It is well settled that such deductions can be claimed by the taxpayer only if it brings itself squarely within the terms of the statute, since such deductions are matters of legislative grace, not matters of right. Deputy v. DuPont, 308 U.S. 488, 60 S.Ct. 363, 84 L.Ed. 416; White v. United States, 305 U.S. 281, 292, 59 S.Ct. 179, 83 L.Ed. 172; Jones v. Commissioner, 9 Cir., 103 F.2d 681; Barbour Coal Co. v. Commissioner, 3 Cir., 74 F.2d 163, certiorari denied 295 U.S. 731, 55 S.Ct. 643, 79 L.Ed. 1680. And the determination of the Commissioner against deductibility here carries a presumption of correctness with the burden on the taxpayer (which we believe it has not shouldered) of proving that this determination is incorrect. Welch v. Helvering, 290 U.S. 111, 54 S.Ct. 8, 78 L.Ed. 212.

To be deductible here, the item must be not only a business expense but also such an expense that is both ordinary and necessary. These be rather strong adjectives which the courts have often been called upon to define and apply. Thus Mr. Justice Douglas, in Deputy v. DuPont, 308 U.S. 488, 495, 496, 497, 60 S.Ct. 363, 367, said:

"Ordinary has the connotation of normal, usual, or customary. * * * The fact that an obligation to pay has arisen is not sufficient. It is the kind of transaction out of which the obligation arose and its normalcy in the particular business which are crucial and controlling. * * * Congress has not decreed that all necessary expenses may be deducted. Though plainly necessary they cannot be allowed unless they are also ordinary."

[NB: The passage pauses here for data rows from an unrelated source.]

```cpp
inline int policy_params_of(const iago_policy_split3_args *a, PolicyParams &P)
{
    if (!a || a->n < 0)
        return iago_fail(IAGO_ERR_INVALID, "iago_policy_forward_split3: null args or n < 0");
    if (!a->own || !a->opp || !a->w1 || !a->b1 || !a->w9 || !a->b10 || !a->probs)
        return iago_fail(IAGO_ERR_INVALID, "iago_policy_forward_split3: null pointer");
    for (int L = 0; L < 7; L++) {
        if (!a->w_hi[L] || !a->w_mid[L] || !a->w_lo[L] || !a->bias[L] || ((uintptr_t)a->w_hi[L] & 15u) ||
            ((uintptr_t)a->w_mid[L] & 15u) || ((uintptr_t)a->w_lo[L] & 15u) || ((uintptr_t)a->bias[L] & 15u))
            return iago_fail(IAGO_ERR_INVALID, "iago_policy_forward_split3: weights and biases of blocks 2..8 must be "
                                               "non-null and 16-byte aligned");
        P.w_hi[L] = (const uint4 *)a->w_hi[L];
        P.w_mid[L] = (const uint4 *)a->w_mid[L];
        P.w_lo[L] = (const uint4 *)a->w_lo[L];
        P.bias[L] = a->bias[L];
    }
    if (((uintptr_t)a->w9 & 15u) || ((uintptr_t)a->w1 & 15u) || ((uintptr_t)a->b1 & 15u))
        return iago_fail(IAGO_ERR_INVALID, "iago_policy_forward_split3: w1, b1, w9 must be 16-byte aligned");
    P.own = a->own;
    P.opp = a->opp;
    P.index = a->index;
    P.n_dev = a->n_dev;
    P.n = a->n;
    P.w1 = a->w1;
    P.b1 = a->b1;
    P.w9 = a->w9;
    P.b10 = a->b10;
    P.probs = a->probs;
    P.overflow = a->overflow;
    P.layer_lo = 0;
    P.layer_hi = 7;
    P.scratch = nullptr;
    P.row_lo = 0;
    P.row_hi = a->n;
    return IAGO_OK;
}

}
```

### iago_amd/csrc/conv_trunk_body.hpp

```cpp
#pragma once
#include "abi_common.hpp"
#include "rollout_row_body.hpp"

#include <hip/hip_fp16.h>

#include <atomic>
#include <type_traits>

namespace iago_trunk {


typedef _Float16 half8 __attribute__((ext_vector_type(8)));
typedef float float16v __attribute__((ext_vector_type(16)));
typedef float float4v __attribute__((ext_vector_type(4)));
typedef unsigned int u32x4 __attribute__((ext_vector_type(4)));
typedef float f2 __attribute__((ext_vector_type(2)));
typedef _Float16 h2 __attribute__((ext_vector_type(2)));

constexpr int RS = 544;
constexpr int ZB = 1024;
constexpr int BS = 64 * RS + ZB;
constexpr int lds_alloc(int tb) { return tb * BS + 1024; }
constexpr int MAX_LAYERS = 8;

#define IAGO_MFMA16(acc, a, b) asm volatile("v_mfma_f32_16x16x32_f16 %0, %1, %2, %0" : "+a"(acc) : "v"(a), "v"(b))

struct TrunkRParams {
    const uint4 *x_hi, *x_lo;
    uint4 *y_hi, *y_lo;
    const uint4 *w_hi[MAX_LAYERS], *w_lo[MAX_LAYERS];
    const float *bias[MAX_LAYERS];
    int64_t n;
    int32_t cin0, n_layers;
    uint32_t *overflow;
    const float *planes;
    const uint64_t *own, *opp;
    const float *w1, *b1;
    const uint4 *w9_hi, *w9_lo;
    const float *b9, *w10, *w11;
    float *out;
    const int64_t *index;
    const int32_t *n_dev;
    int32_t count_lo, count_hi;
    int32_t layer_lo, layer_hi;
    char *scratch;
};
constexpr int IMG = 64 * RS;

struct Piece {
    const int64_t *index;
    const int32_t *n_dev;
    char *scratch;
    int layer_lo, layer_hi;
    const uint32_t *pos;
    float *res;
    const float *w1s;
    const char *head_w;
};
constexpr int HEAD_W_W9LO = 8192, HEAD_W_W10 = 16384, HEAD_W_W11 = 16384 + 32768, HEAD_W_B9 = HEAD_W_W11 + 512,
              HEAD_W_LDS = HEAD_W_B9 + 16;
__device__ __forceinline__ Piece whole_walk(const TrunkRParams &P)
{
    return Piece{P.index, P.n_dev, P.scratch, P.layer_lo, P.layer_hi, nullptr, nullptr, nullptr, nullptr};
}

constexpr int head_lds(int tb) { return (9 * 64 * tb + 64 * tb + 128 * tb) * 4; }
constexpr int W1_LDS = (64 * 18 + 64) * 4;
constexpr int lds_alloc_fused(int tb) { return lds_alloc(tb) + head_lds(tb) + W1_LDS; }

__device__ __forceinline__ int cell_of_lane(int r)
{
    return r < 4 ? r : r < 12 ? 16 + (r - 4) : r < 16 ? 4 + (r - 12) : r < 20 ? 24 + (r - 16) : r < 28 ? 8 + (r - 20)
                                                                                              : 28 + (r - 28);
}

extern __shared__ __align__(16) char trunk_lds[];

constexpr bool tile_off_board(int tb, int tap, int n)
{
    return tb >= 2 && ((tap < 3 && (n & 7) == 0) || (tap >= 6 && (n & 7) == 7));
}
constexpr int kept_before(int tb, int tap, int n)
{
    int k = 0;
    for (int t = 0; t < 9; t++)
        for (int m = 0; m < 4 * tb; m++) {
            if (t == tap && m == n)
                return k;
            k += !tile_off_board(tb, t, m);
        }
    return k;
}
constexpr int kept_tile(int tb, int k)
{
    for (int t = 0; t < 9; t++)
        for (int m = 0; m < 4 * tb; m++)
            if (!tile_off_board(tb, t, m) && k-- == 0)
                return t * 4 * tb + m;
    return -1;
}
template <int I0, int I1, class F>
__device__ __forceinline__ void static_for(F &&f)
{
    if constexpr (I0 < I1) {
        f(std::integral_constant<int, I0>{});
        static_for<I0 + 1, I1>(f);
    }
}
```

See, also, Commissioner of Internal Revenue v. Heininger, 320 U.S. 467, 64 S.Ct. 249, 88 L.Ed. 171; Welch v. Helvering, 290 U.S. 111, 113-114, 54 S.Ct. 8, 78 L.Ed. 212; Hales-Mullaly, Inc. v. Commissioner, 10 Cir., 131 F.2d 509, 511; A. Giurlani & Bro., Inc. v. Commissioner, 9 Cir., 119 F.2d 852, 855-857.

It takes indeed a strained interpretation of "ordinary and necessary business expenses" to include within this category the payments made by taxpayer to Wiggins. Certainly these payments were...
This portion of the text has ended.